(Extracted records)

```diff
@@ -1400,6 +1392,7 @@
     prm.er_idx = S.er_idx.p; prm.eridx_off = S.eridx_off.p; prm.er_tab = S.er_tab.p; prm.dense_of = S.dense_of.p;
     prm.er_nt = h.er_nt; prm.er_padb = h.er_padb;
     prm.alpha = S.alpha.p; prm.beta = S.beta.p; prm.eg = S.eg.p; prm.cvec = S.cvec.p;
+    prm.alpha_out = h.want_probs || wants_state(L, h);
     prm.H = S.H.p; prm.H_class = S.H_class.p; prm.status = S.status.p;
     prm.hapProbs = S.hap.p; prm.genProbsM = S.gm.p; prm.genProbsF = S.gf.p;
     if (rc) {
@@ -1612,7 +1605,7 @@
     const double T3 = now_s();
     hold.mark();
     download_probs(S, o, L, h, st);
-    const bool dump = L.a.state_out && h.C == 1;
+    const bool dump = wants_state(L, h);
     if (!dump) hold.release();
     const double kernel_ms = profile_launch(g_gibbs->ev, h, prm.n_block);
     if (tmg)
diff --git a/quilt_amd/csrc/gibbs_dev.hpp b/quilt_amd/csrc/gibbs_dev.hpp
--- a/quilt_amd/csrc/gibbs_dev.hpp
+++ b/quilt_amd/csrc/gibbs_dev.hpp
@@ -52,6 +52,7 @@
     uint8_t *er_nent;
     double *alpha, *beta, *eg;
     double *cvec;
+    int alpha_out;
     int32_t *H;
     int32_t *H_class;
     int32_t *status;
```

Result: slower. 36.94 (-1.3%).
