void pob_destroy(pob_handle *h) {
    if (!h) return;
    cudaSetDevice(h->device);
    delete h->exporter; h->exporter = nullptr;
    for (void *p : h->cons.allocs) cudaFree(p);
    for (void *p : h->r1cs.allocs) cudaFree(p);
    for (void *p : h->ntt.allocs) cudaFree(p);
    if (h->s_eval) cudaStreamSynchronize(h->s_eval);
    if (h->s_exp2) cudaStreamSynchronize(h->s_exp2);
    if (h->s_exp) cudaStreamSynchronize(h->s_exp);
    if (h->s_h2d) cudaStreamSynchronize(h->s_h2d);
    for (void *p : {(void *)h->d_ops, (void *)h->d_psums, (void *)h->d_pos, (void *)h->d_pos_konst, (void *)h->d_abs, (void *)h->d_levels, (void *)h->d_aux, (void *)h->d_konst, (void *)h->d_codes,
                    (void *)h->d_tiles, (void *)h->d_invtab, (void *)h->d_round_desc, (void *)h->d_stores, (void *)h->d_inputs, (void *)h->d_status,
                    (void *)h->d_outputs, (void *)h->d_digests, (void *)h->d_witptr, (void *)h->d_planinst, (void *)h->d_staged, (void *)h->d_prof, (void *)h->d_block_base})
        if (p) cudaFree(p);
    if (!h->slot_vm.empty()) {
        const DriverVmm &D = vmm();
        cudaDeviceSynchronize();
        for (const VmSlot &s : h->slot_vm) {
            if (s.mapped) D.unmap(s.va, h->slot_bytes);
            if (s.va) D.addressFree(s.va, h->slot_bytes);
            if (s.mem) D.release(s.mem);
        }
    }
    for (void *p : {(void *)h->h_status, (void *)h->h_outputs, (void *)h->h_digests, (void *)h->h_witptr, (void *)h->h_planinst}) if (p) cudaFreeHost(p);
    for (cudaEvent_t e : h->ev_pool) cudaEventDestroy(e);
    for (cudaEvent_t e : h->slot_rel_ev) cudaEventDestroy(e);
    for (uint32_t r = 0; r < pob_handle::RING; r++) {
        if (h->ev_eval_done[r]) cudaEventDestroy(h->ev_eval_done[r]);
        if (h->ev_exp_done[r]) cudaEventDestroy(h->ev_exp_done[r]);
        if (h->ev_h2d[r]) cudaEventDestroy(h->ev_h2d[r]);
    }
    for (cudaEvent_t e : {h->ev_start, h->ev_end, h->ev_tmp, h->ev_fork, h->ev_join}) if (e) cudaEventDestroy(e);
    for (cudaStream_t s : {h->s_h2d, h->s_eval, h->s_exp, h->s_exp2}) if (s) cudaStreamDestroy(s);
    delete h;
}
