+void filter_passes_into(const Tensor& q_, const Tensor& p_, int64_t n_global, int64_t k, int64_t id_offset,
+                        const Tensor& tau_, int64_t npasses, int64_t r, Tensor& packed,
+                        const c10::optional<Tensor>& tau1, const c10::optional<Tensor>& pass0) {
+  need(q_, "q", at::kBFloat16, 2);
+  need(p_, "p", at::kBFloat16, 2);
+  need(tau_, "tau", at::kFloat, 1);
+  need(packed, "packed", at::kLong, 2);
+  const c10::DeviceGuard g(q_.device());
+  const Tensor q = q_.contiguous(), p = p_.contiguous(), tau = tau_.contiguous();
+  TORCH_CHECK_VALUE(tau.size(0) == q.size(0), "tau must hold one threshold per query");
+  TORCH_CHECK_VALUE(packed.is_contiguous() && packed.size(0) == q.size(0) && packed.size(1) == k + 1,
+                    "packed must be a contiguous [nq, k + 1] tensor");
+  TORCH_CHECK_VALUE(q.size(1) <= 768, "interleaved filter passes take d <= 768");
+  TORCH_CHECK_VALUE(npasses >= 1 && npasses <= 1024, "npasses must be in [1, 1024]");
+  if (tau1.has_value()) {
+    need(*tau1, "tau1", at::kFloat, 1);
+    TORCH_CHECK_VALUE(tau1->is_contiguous() && tau1->size(0) == q.size(0), "tau1 must be a contiguous [nq] tensor");
+  }
+  if (pass0.has_value()) {
+    need(*pass0, "pass0", at::kInt, 2);
+    TORCH_CHECK_VALUE(pass0->is_contiguous() && pass0->size(0) == q.size(0) && pass0->size(1) == 4,
+                      "pass0 must be a contiguous [nq, 4] tensor");
+  }
+  const size_t wsb = drt_ip_topk_filter_passes_workspace(q.size(0), p.size(0), n_global, (int32_t)q.size(1), (int32_t)k);
+  TORCH_CHECK_VALUE(wsb > 0 || q.size(0) == 0, "unsupported dist shape nq=", q.size(0), " n_local=", p.size(0),
+                    " n_global=", n_global, " d=", q.size(1), " k=", k);
+  Tensor ws = workspace(q, wsb);
+  check_rc(drt_ip_topk_filter_passes(q.data_ptr(), q.size(0), p.size(0) ? p.data_ptr() : nullptr, p.size(0), n_global,
+                                     (int32_t)q.size(1), (int32_t)k, id_offset, tau.data_ptr<float>(),
+                                     (uint64_t*)packed.data_ptr<int64_t>(), (int32_t)npasses, (int32_t)r,
+                                     tau1.has_value() ? tau1->data_ptr<float>() : nullptr,
+                                     pass0.has_value() ? (uint32_t*)pass0->data_ptr<int32_t>() : nullptr,
+                                     ws.data_ptr(), wsb, stream_of(q)),
+           "drt_ip_topk_filter_passes");
 }
 
 void dist_filter_lists_into(const Tensor& q_, const Tensor& p_, int64_t n_global, int64_t k, int64_t id_offset,
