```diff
@@ -77,7 +160,7 @@
 __device__ __forceinline__ void merge_rounds(const MergeParams& p, const u64* base, u64 (*wmin)[NT / 64], Emit emit) {
     const int tid = threadIdx.x, lane = tid & 63, w = __builtin_amdgcn_readfirstlane(tid >> 6);
     const int k = p.k;
-    ListHeads<NT, LPT> h;
+    ListHeadsRounds<NT, LPT> h;
     h.load(p, base);
     for (int r = 0; r < k; r++) {
         u64 m = wave_min_u64(h.best());
@@ -100,12 +183,14 @@
     int rank[64];
     int need_full;
 };
-__device__ __forceinline__ void merge_waves(const MergeParams& p, const u64* base, MergeFastScratch& s, u64* out) {
+template <typename Between>
+__device__ __forceinline__ void merge_waves(const MergeParams& p, const u64* base, MergeFastScratch& s, u64* out,
+                                            Between between) {
     constexpr int NW = MERGE_THREADS / 64, LPT = MERGE_LISTS_MAX / MERGE_THREADS;
     const int tid = threadIdx.x, lane = tid & 63, w = __builtin_amdgcn_readfirstlane(tid >> 6);
     const int k = p.k;
     ListHeads<MERGE_THREADS, LPT> h;
-    h.load(p, base);
+    h.load(p, base, between);
     DBG_STAMP(p.dbg, 1);
     u64 mine = KEY_PAD;
     const int pre = k < MERGE_PRE ? k : MERGE_PRE;
@@ -164,6 +249,10 @@
     }
 }
 
+__device__ __forceinline__ void merge_waves(const MergeParams& p, const u64* base, MergeFastScratch& s, u64* out) {
+    merge_waves(p, base, s, out, [] {});
+}
+
 template <bool RERANK>
 __global__ __launch_bounds__(MERGE_THREADS) void merge_kernel(const MergeParams p, const ExactParams xp) {
     constexpr int LPT = MERGE_LISTS_MAX / MERGE_THREADS;
@@ -183,9 +272,12 @@
     if (RERANK) {
         u64* kin = reinterpret_cast<u64*>(smem_mr + (size_t)xp.dp * 4);
         DBG_STAMP(xp.stats ? xp.stats + 8 : nullptr, 0);
-        rerank_stage_query<MERGE_THREADS>(xp, q, smem_mr);
-        if (k <= MERGE_FAST_K) merge_waves(p, base, fast, kin);
-        else merge_rounds<MERGE_THREADS, LPT>(p, base, wmin, [&](int r, u64 key) { kin[r] = key; });
+        if (k <= MERGE_FAST_K) {
+            merge_waves(p, base, fast, kin, [&] { rerank_stage_query<MERGE_THREADS>(xp, q, smem_mr); });
+        } else {
+            rerank_stage_query<MERGE_THREADS>(xp, q, smem_mr);
+            merge_rounds<MERGE_THREADS, LPT>(p, base, wmin, [&](int r, u64 key) { kin[r] = key; });
+        }
         rerank_block<MERGE_THREADS>(xp, q, smem_mr, nullptr);
     } else if (k <= MERGE_FAST_K) {
         merge_waves(p, base, fast, res);
```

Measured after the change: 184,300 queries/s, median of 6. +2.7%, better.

(End Extracted records)

Reproduce the entries above exactly, but only the lines between the line holding "if (h->s_exp2) cudaStreamSynchronize(h->s_exp2);" and the line holding "(void *)h->d_tiles, (void", inclusive.

__Answer space__
    if (h->s_exp2) cudaStreamSynchronize(h->s_exp2);
    if (h->s_exp) cudaStreamSynchronize(h->s_exp);
    if (h->s_h2d) cudaStreamSynchronize(h->s_h2d);
    for (void *p : {(void *)h->d_ops, (void *)h->d_psums, (void *)h->d_pos, (void *)h->d_pos_konst, (void *)h->d_abs, (void *)h->d_levels, (void *)h->d_aux, (void *)h->d_konst, (void *)h->d_codes,
                    (void *)h->d_tiles, (void *)h->d_invtab, (void *)h->d_round_desc, (void *)h->d_stores, (void *)h->d_inputs, (void *)h->d_status,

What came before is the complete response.